On 6=D4=C28=C8=D5, =CF=C2=CE=E72=CA=B133=B7=D6, "wye... at gmail.com" <wye...@g=
mail.com> wrote:
> Recently I came across a puzzling problem which I believed to be
> related to the function N.
>
> My platform is Mathematica 6.0 for Microsoft Windows (32-bit).

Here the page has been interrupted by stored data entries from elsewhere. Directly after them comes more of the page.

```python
def attention_mx8(qkv: Mx8Act, batch: int, heads: int, scale: float, v_mul: float, out: Optional[torch.Tensor] = None,
                  emit_q8: bool = False) -> torch.Tensor:
    C_ = heads * 64
    M, ld8 = qkv.data.shape
    assert qkv.data.dtype == torch.uint8 and qkv.data.is_contiguous() and ld8 >= 3 * C_ and M % batch == 0
    assert qkv.scale.dtype == torch.int32 and qkv.scale.is_contiguous() and qkv.scale.shape == ((ld8 + 127) // 128, M)
    N = M // batch
    if out is None:
        out = torch.empty((batch, N, C_), dtype=torch.bfloat16, device=qkv.data.device)
    assert out.is_contiguous()
    if getattr(out, "mx8", None) is not None:
        del out.mx8
    q8 = _mx8_alloc(M, C_, qkv.data.device) if emit_q8 else None
    L.check(L.load().udt_attn_mx8_fwd(_ptr(qkv.data), _ptr(qkv.scale), _ptr(out), batch, heads, N, ld8, out.stride(1), scale,
                                      1.0 / v_mul, _ptr(q8.data) if q8 else None, _ptr(q8.scale) if q8 else None, C_, _stream()),
            "udt_attn_mx8_fwd")
    if q8 is not None:
        out.mx8 = q8
    if WORK_COUNTER is not None:
        count_work("attn_fp8", 4.0 * batch * heads * N * N * 64)
        count_work("attn_fp8_bytes", 1.0 * batch * heads * 64 * 3 * N + 2.0 * batch * heads * 64 * N)
        count_work("attn_fp8_launches", 1.0)
    return out


def attention_d512(q: torch.Tensor, k: torch.Tensor, v: torch.Tensor, scale: float,
                   out: Optional[torch.Tensor] = None, key_split: bool = True) -> torch.Tensor:
    _bf16(q); _bf16(k); _bf16(v)
    B, Nq = q.shape[0], q.shape[1]
    Nk = k.shape[1]
    assert q.shape[2] == 512 and k.shape[2] == 512 and v.shape[2] == 512 and v.shape[1] == Nk
    assert q.stride(2) == 1 and k.stride(2) == 1 and v.stride(2) == 1
    if out is None:
        out = torch.empty((B, Nq, 512), dtype=torch.bfloat16, device=q.device)
    lib = L.load()
    need = int(lib.udt_attn512_workspace_bytes(B, Nq, Nk)) if key_split else 0
    if need:
        scratch = torch.empty((need,), dtype=torch.uint8, device=q.device)
        L.check(lib.udt_attn512_split_fwd(_ptr(q), _ptr(k), _ptr(v), _ptr(out), B, Nq, Nk,
                                          q.stride(1), k.stride(1), v.stride(1), out.stride(1),
                                          q.stride(0), k.stride(0), v.stride(0), out.stride(0), scale, _ptr(scratch), need, _stream()),
                "udt_attn512_split_fwd")
    else:
        L.check(lib.udt_attn512_fwd(_ptr(q), _ptr(k), _ptr(v), _ptr(out), B, Nq, Nk,
                                    q.stride(1), k.stride(1), v.stride(1), out.stride(1),
                                    q.stride(0), k.stride(0), v.stride(0), out.stride(0), scale, _stream()),
                "udt_attn512_fwd")
    if WORK_COUNTER is not None:
        count_work("attn", 4.0 * B * Nq * Nk * 512)
        count_work("attn_bytes", 2.0 * B * 512 * (2 * Nq + 2 * Nk))
        count_work("attn_launches", 1.0)
    return out


def xattention(q: torch.Tensor, k: torch.Tensor, v: torch.Tensor, heads: int, head_dim: int, scale: float,
               probs: Optional[torch.Tensor] = None, out: Optional[torch.Tensor] = None) -> torch.Tensor:
    _bf16(q); _bf16(k); _bf16(v)
    B, Nq = q.shape[0], q.shape[1]
    Lc = k.shape[1]
    assert q.is_contiguous() or (q.stride(2) == 1 and q.stride(0) == Nq * q.stride(1))
    assert k.stride(2) == 1 and v.stride(2) == 1 and k.stride(1) == v.stride(1)
    assert k.stride(0) == Lc * k.stride(1) and v.stride(0) == Lc * v.stride(1)
    if out is None:
        out = torch.empty((B, Nq, heads * head_dim), dtype=torch.bfloat16, device=q.device)
    if probs is not None:
        assert probs.dtype == torch.float32 and probs.is_contiguous() and probs.numel() == B * heads * Nq * Lc
    L.check(L.load().udt_xattn_fwd(_ptr(q), _ptr(k), _ptr(v), _ptr(out), _ptr(probs), B, heads, head_dim, Nq, Lc,
                                   q.stride(1), k.stride(1), out.stride(1), scale, _stream()), "udt_xattn_fwd")
    return out


def masked_attention(q: torch.Tensor, k: torch.Tensor, v: torch.Tensor, heads: int, scale: float,
                     mask: Optional[torch.Tensor] = None, key_padding_mask: Optional[torch.Tensor] = None,
                     out: Optional[torch.Tensor] = None) -> torch.Tensor:
    _bf16(q); _bf16(k); _bf16(v)
    B, Nq, Cq = q.shape
    Lk = k.shape[1]
    D = Cq // heads
    assert q.stride(2) == 1 and k.stride(2) == 1 and v.stride(2) == 1
    if out is None:
        out = torch.empty((B, Nq, heads * D), dtype=torch.bfloat16, device=q.device)
    if mask is not None:
        mask = mask.float().contiguous()
        assert mask.shape == (Nq, Lk)
    if key_padding_mask is not None:
        key_padding_mask = key_padding_mask.to(torch.uint8).contiguous()
        assert key_padding_mask.shape == (B, Lk)
    L.check(L.load().udt_mattn_fwd(_ptr(q), _ptr(k), _ptr(v), _ptr(out), _ptr(mask), _ptr(key_padding_mask), B, heads, D,
                                   Nq, Lk, q.stride(1), k.stride(1), v.stride(1), out.stride(1), Lk,
                                   q.stride(0), k.stride(0), v.stride(0), out.stride(0), scale, _stream()), "udt_mattn_fwd")
    return out

# ... 545 lines not shown
```

udifftext_amd/packing.py:

```python
from __future__ import annotations
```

When
> calculating the following
> integral, I got different results from Integrate & NIntegrate:
>
>           In[1]:= Integrate[BesselJ[0, 2.405 * r]^2, {r, 0, 20}]
>
>           Out[1]= 0.
>
>           In[2]:= NIntegrate[BesselJ[0, 2.405 * r]^2, {r, 0, 20}]
>
>           Out[2]= 0.864755
>
> Guessing a problem caused by numerical number 2.405, I rewrote it as
> an exact number:
>
>           In[3]:= Integrate[BesselJ[0, (2 + 405/1000)*r]^2, {r, 0,
> 20}]
>
>           Out[3]= 20*HypergeometricPFQ[{1/2, 1/2}, {1, 1, 3/2}, -
> (231361/100)]
>
> then evaluated the numerical value, which was surprisingly still 0.:
>
>           In[4]:= N[%]
>
>           Out[4]= 0.
>
> but evaluating with 6-digit precision gave the same result as
> NIntegrate:
>
>           In[5]:= N[%%,6]
>
>           Out[5]= 0.864755
>
> In help page for N it said "N[expr] is equivalent to
> N[expr,MachinePrecision]", but evaluating with a
> approximate precision didn't gave 0.:
>
>           In[6]:= N[MachinePrecision]
>
>           Out[6]= 15.9546
>
>           In[7]:= N[%3,15.9546]
>
>           Out[7]= 0.8647551857405188
>
> I wonder is this caused by the function N ,or whether I should just
> turn to another OS (say Linux) and things will go well.
>
> Thanks a lot for your reply!

Thanks for all your replies:)

It seems I have mixed

$MachinePrecision-digit precision (where $MachinePrecision = "number
of decimal digits of machine-precision"), which is an arbitrary
precision algorithm

and

MachinePrecision = "machine-number precision", which is a machine
precision algorithm.
This led to a confusion at In[7].

And I haven't realized the precision requirements from the
intermediate steps, which may require more than 16 digits.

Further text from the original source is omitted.